# Problema de alarma en servopack yaskawa



## meshuggitah (Jun 13, 2013)

Hola espero que aca sea el lugar indicado para colgar mi pregunta mi pregunta es... tengo una cnc y un juego 
de servo motores Yaskawa 200w 200v yaskawa SGM .los servopack son SGDA-02 ap.Pero uno de
los ejes tiene el problema que cuando mueve,se corta y queda en alarma 
  porque me esta pasando eso?hay alguna forma de que esto no pase? puede 
ser que se deba a una mala configuracion del servopack? porque me pasa 
solo con uno de los servopack les pido una ayuda por favor porque no hay 
forma de hacerlo andar! desde ya se los agradeceria infinitamente!
Les comento que no entiendo mucho de electronica ...es un amigo el que me esta haciendo todo lo que es la electronica..


----------



## Luis Eduardo Sánchez (Jun 14, 2013)

Primero que todo revisa el cable del encoder y que se encuentre bien configurado, posiblemente es un problema de este cable.

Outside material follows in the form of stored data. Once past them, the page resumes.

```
template <bool SIGMA_ONLY, bool GRAD, bool PLANES = false, bool FUSE = false>
__global__ __launch_bounds__(WG_THREADS, MIN_WAVES_PER_SIMD) void field_split_kernel(FieldArgs A) {
    static_assert(!PLANES || (GRAD && !SIGMA_ONLY && S == 2), "operand planes: the training forward (32 samples per wave)");
    static_assert(!FUSE || (S == 3 && !SIGMA_ONLY && !GRAD), "ray-fused compositing: the 192-sample fine pass");
    float* const fz = (float*)(smem + LDS_FUSE);
    constexpr bool PERSIST = S == 3;
    if constexpr (PLANES) {
        if (A.n_live) {
            long long bl = (long long)*A.n_live * A.spr;
            bl = bl < 0 ? 0 : bl;
            if (bl < A.B) A.B = bl;
        }
        if ((long long)blockIdx.x * WG_SAMPLES >= A.B) return;
    }
    const bool queued = PERSIST && A.tile_queue != nullptr;
    const int wave = __builtin_amdgcn_readfirstlane(threadIdx.x >> 6);
    int tile = blockIdx.x;
    int round = 0;
    unsigned long long sat_all = 0, enc_all = 0;
    {
        const f32x4* src = (const f32x4*)(A.packed + OFF_BIAS);
        f32x4* dst = (f32x4*)(smem + LDS_BIAS);
        for (int i = threadIdx.x; i < BIAS_FLOATS / 4; i += WG_THREADS) dst[i] = src[i];
    }
    for (;;) {
    int lane_;
    if (PERSIST) asm volatile("v_mbcnt_lo_u32_b32 %0, -1, 0\n\tv_mbcnt_hi_u32_b32 %0, -1, %0" : "=v"(lane_));
    else lane_ = threadIdx.x & 63;
    const int lane = lane_;
    const int tid = PERSIST ? wave * 64 + lane : (int)threadIdx.x;
    const int g = lane >> 4;
    const int m = lane & 15;
    const int lane16 = lane * 16;
    constexpr int HP = (S == 3 && !SIGMA_ONLY && !GRAD) ? HEAD_PARK : 0;
    char* const pl = (PLANES || (GRAD && S == 2 && A.save_planes))
                         ? A.save_planes + ((long long)blockIdx.x * WAVES + wave) * PLX_SB_BYTES : nullptr;
// ... 15 lines not shown
    sc.soff = 0;
    const auto at_h = [&](int sec, int T0) -> const StoreCtx& {
        sc.soff = (SEC_H / 16 + 16 * sec + 2 * T0) * PL_FB_BYTES;
        return sc;
    };
#ifdef MNRF_EXP_CYCLES
#define MNRF_MARK(k) do { if (tid == 0 && A.geo_feat) ((long long*)A.geo_feat)[tile * 16 + (k)] = (long long)__builtin_amdgcn_s_memtime(); } while (0)
#else
#define MNRF_MARK(k) do { } while (0)
#endif
    MNRF_MARK(0);

    Stream st;
    st.sat = 0;
    st.tmax = 0.f;
    open_stream<true>(st, A.packed + OFF_SPLIT_FWD, wave, lane);
    int next_tile = 0;
    if (queued && tid == 0) next_tile = (int)gridDim.x + atomicAdd(A.tile_queue, 1);

    int idx[S];
    bool valid[S];
#pragma unroll
    for (int s = 0; s < S; ++s) {
        long long i = (long long)tile * WG_SAMPLES + wave * (S * 16) + s * 16 + m;
        valid[s] = i < A.B;
        if (!valid[s]) i = A.B - 1;
        idx[s] = (int)i;
    }
    const auto m15 = [&]() -> unsigned {
        unsigned r;
        asm volatile("v_mbcnt_lo_u32_b32 %0, -1, 0\n\tv_mbcnt_hi_u32_b32 %0, -1, %0\n\tv_and_b32 %0, 15, %0" : "=v"(r));
// ... 194 lines not shown
#pragma unroll
            for (int s = 0; s < S; ++s) {
                if (valid[s]) {
                    f32x4* o = (f32x4*)(A.geo_feat + (long long)idx[s] * 256);
#pragma unroll
                    for (int nb = 0; nb < 16; ++nb) {
                        const f32x4 v = nb < 8 ? accA[s][nb & 7] : accB[s][nb & 7];
                        o[nb * 4 + g] = f32x4{fmaxf(v[0], 0.f), fmaxf(v[1], 0.f), fmaxf(v[2], 0.f), fmaxf(v[3], 0.f)};
                    }
                }
            }
        }
#endif
    }
    MNRF_MARK(5);
    {
        f32x4 acc[S][1];
        init_bias<1>(acc, BIAS_SIG, gq());
        gemm_part<8, 1, 960, HP>(acc, hh, hl, st, wave, lane16);
        if (FUSE) {
            if (gq() == 0) {
#pragma unroll
                for (int s = 0; s < S; ++s) fz[wave * (S * 16) + s * 16 + m15()] = acc[s][0][0];
            }
        } else if (A.sigma && g == 0) {
#pragma unroll
            for (int s = 0; s < S; ++s)
                if (sval(s)) out_store(A.sigma + sidx(s), acc[s][0][0]);
        }
    }

    MNRF_MARK(6);
    if (!SIGMA_ONLY) {
        {
            u32x4 nh[S][4], nl[S][4];
            {
                f32x4 acc[S][8];
                init_bias<8>(acc, BIAS_NRM1, gq());
                gemm_part<8, 8, 968, HP, ST0>(acc, hh, hl, st, wave, lane16, at_h(7, 0));
                if (keep) save_acc<8, 0>(A.save_x + (long long)SEC_HN * A.B, 128, 0, acc, idx, valid, g, unused_bits);
                acc_to_b<8, 0, false>(nh, nl, acc, 0, tid, st.sat);
                if constexpr (S == 2) { if (pl) store_planes<4, 4>(sc, SEC_HN / 16, nh, nl); }
            }
            f32x4 acc[S][1];
            init_bias<1>(acc, BIAS_NRM2, gq());
            gemm_part<4, 1, 1032>(acc, nh, nl, st, wave, lane16);
            if (FUSE) {
                if (gq() == 0) {
#pragma unroll
                    for (int s = 0; s < S; ++s) {
                        const float a0 = acc[s][0][0], a1 = acc[s][0][1], a2 = acc[s][0][2];
                        const float inv = 1.f / sqrtf(fmaxf(a0 * a0 + a1 * a1 + a2 * a2, 1.1920928955078125e-07f));
                        const int q = wave * (S * 16) + s * 16 + (int)m15();
                        fz[4 * WG_SAMPLES + q] = a0 * inv; fz[5 * WG_SAMPLES + q] = a1 * inv; fz[6 * WG_SAMPLES + q] = a2 * inv;
                    }
                }
            } else if (A.pred_normal && g == 0) {
#pragma unroll
                for (int s = 0; s < S; ++s)
                    if (sval(s)) {
                        const float a0 = acc[s][0][0], a1 = acc[s][0][1], a2 = acc[s][0][2];
                        const float inv = 1.f / sqrtf(fmaxf(a0 * a0 + a1 * a1 + a2 * a2, 1.1920928955078125e-07f));
                        float* o = A.pred_normal + (long long)sidx(s) * 3;
                        out_store(o, a0 * inv); out_store(o + 1, a1 * inv); out_store(o + 2, a2 * inv);
                        if (GRAD && A.save_inv)
                            A.save_inv[idx[s]] = (a0 * a0 + a1 * a1 + a2 * a2) > 1.1920928955078125e-07f ? inv : -inv;
                    }
            }
        }
        MNRF_MARK(7);
        {
            u32x4 mh[S][4], ml[S][4];
            {
                f32x4 acc[S][8];
                init_bias<8>(acc, BIAS_MIR1, gq());
                gemm_part<8, 8, 1036, HP, ST4>(acc, hh, hl, st, wave, lane16, at_h(7, 4));
                if (keep) {
                    uint64_t bits[S];
                    save_acc<8, 2>(A.save_x + (long long)SEC_HM * A.B, 128, 0, acc, idx, valid, g, bits);
#pragma unroll
                    for (int s = 0; s < S; ++s) gmask[(9 * S + s) * WG_THREADS + tid] = bits[s];
                } else if (GRAD && pl) {
                    store_sign_mask<8>(acc, gmask + (9 * S) * WG_THREADS + tid);
                }
                acc_to_b<8, 2, false>(mh, ml, acc, 0, tid, st.sat);
                if constexpr (S == 2) { if (pl) store_planes<4, 4>(sc, SEC_HM / 16, mh, ml); }
            }
            f32x4 acc[S][1];
            init_bias<1>(acc, BIAS_MIR2, gq());
            gemm_part<4, 1, 1100>(acc, mh, ml, st, wave, lane16);
            if (FUSE) {
                if (gq() == 0) {
#pragma unroll
                    for (int s = 0; s < S; ++s) fz[7 * WG_SAMPLES + wave * (S * 16) + s * 16 + m15()] = sigmoidf_(acc[s][0][0]);
                }
            } else if (A.is_mirror && g == 0) {
#pragma unroll
                for (int s = 0; s < S; ++s)
                    if (sval(s)) out_store(A.is_mirror + sidx(s), sigmoidf_(acc[s][0][0]));
            }
        }
        MNRF_MARK(8);
        {
            u32x4 dh[S][4], dl[S][4];
            {
                u32x4 fh[S][8], fl[S][8];
                {
                    f32x4 acc[S][16];
                    init_bias<16>(acc, BIAS_FIN, gq());
                    gemm_part<8, 16, 1104, HP>(acc, hh, hl, st, wave, lane16);
                    if (keep) save_acc<16, 0>(A.save_x + (long long)SEC_FIN * A.B, 256, 0, acc, idx, valid, g, unused_bits);
                    acc_to_b<16, 0, false>(fh, fl, acc, 0, tid, st.sat);
                    if constexpr (S == 2) { if (pl) store_planes<8, 8>(sc, SEC_FIN / 16, fh, fl); }
                }
                u32x4 vh[S][1], vl[S][1];
                {
                    float de[S][8];
                    const int gv = gq();
                    const int spr = opaque_spr();
#pragma unroll
                    for (int s = 0; s < S; ++s) {
                        const float* dp = A.dir_emb + (long long)(sidx(s) / spr) * A.dir_stride;
#pragma unroll
                        for (int t = 0; t < 8; ++t) {
                            const int e = 16 * (t >> 2) + 4 * gv + (t & 3);
                            de[s][t] = e < ENC_DIR ? dp[e] : 0.f;
                        }
                    }
                    if (keep) save_bform<8>(A.save_x + (long long)SEC_DIRE * A.B, 32, de, idx, valid, g);
                    split_b<8>(de, vh, vl, st.sat);
                    if constexpr (S == 2) { if (pl) store_planes<1, 1>(sc, SEC_DIRE / 16, vh, vl); }
                }
                MNRF_MARK(9);
                f32x4 acc[S][8];
                init_bias<8>(acc, BIAS_DIR, gq());
                gemm_part<8, 8, 1232>(acc, fh, fl, st, wave, lane16);
                gemm_part<1, 8, 1296>(acc, vh, vl, st, wave, lane16);
                if (keep) {
                    uint64_t bits[S];
                    save_acc<8, 1>(A.save_x + (long long)SEC_HD * A.B, 128, 0, acc, idx, valid, g, bits);
#pragma unroll
                    for (int s = 0; s < S; ++s) gmask[(8 * S + s) * WG_THREADS + tid] = bits[s];
                } else if (GRAD && pl) {
                    store_sign_mask<8>(acc, gmask + (8 * S) * WG_THREADS + tid);
                }
                acc_to_b<8, 1, false>(dh, dl, acc, 0, tid, st.sat);
                if constexpr (S == 2) { if (pl) store_planes<4, 4>(sc, SEC_HD / 16, dh, dl); }
            }
            f32x4 acc[S][1];
            init_bias<1>(acc, BIAS_RGB, gq());
            gemm_part<4, 1, 1304>(acc, dh, dl, st, wave, lane16);
            if (FUSE) {
                if (gq() == 0) {
#pragma unroll
                    for (int s = 0; s < S; ++s) {
                        const int q = wave * (S * 16) + s * 16 + (int)m15();
                        fz[1 * WG_SAMPLES + q] = sigmoidf_(acc[s][0][0]);
                        fz[2 * WG_SAMPLES + q] = sigmoidf_(acc[s][0][1]);
                        fz[3 * WG_SAMPLES + q] = sigmoidf_(acc[s][0][2]);
                    }
                }
            } else if (A.rgb && g == 0) {
#pragma unroll
                for (int s = 0; s < S; ++s)
                    if (sval(s)) {
                        float* o = A.rgb + (long long)sidx(s) * 3;
// ... 160 lines not shown
```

EL equipo se encontraba funcionando bien y de un momento a otro presentó esta falla???


Saludos


----------



## meshuggitah (Jun 14, 2013)

Luis Eduardo Sánchez dijo:


> Primero que todo revisa el cable del encoder y que se encuentre bien configurado, posiblemente es un problema de este cable.
> 
> EL equipo se encontraba funcionando bien y de un momento a otro presentó esta falla???
> 
> ...



Si en realidad solo hice unas pruebas y andubo bien...ahora uno de los servopack me hace eso , y compre un cable nuevo por si era ese el problema pero no sigue igual ! gracias por tu preocupacion!!


----------



## Luis Eduardo Sánchez (Jun 17, 2013)

Entonces hay que descartar el encoder!!! existe el chance intercambiar los servomotores y descartar que la falla sea en el encoder del motor??

Intenta esto y nos cuentas

Saludos


----------



## alpefe (Jun 18, 2013)

hola, lo primero que tienes que hacer es ver que señal de alarma te da, con ese codigo mira el manual , sino lo unico que haras sera perder el tiempo.


----------



## meshuggitah (Jun 18, 2013)

Hola muchachos les queria comentar cual fue el problema que teniamos ....era un integrado quemado SN75175 en uno de los servopack, asi  que en estos dias escribo  para conarles como me fue! desde ya muchisimas gracias por la buena predisposicion!!

nicolas!


----------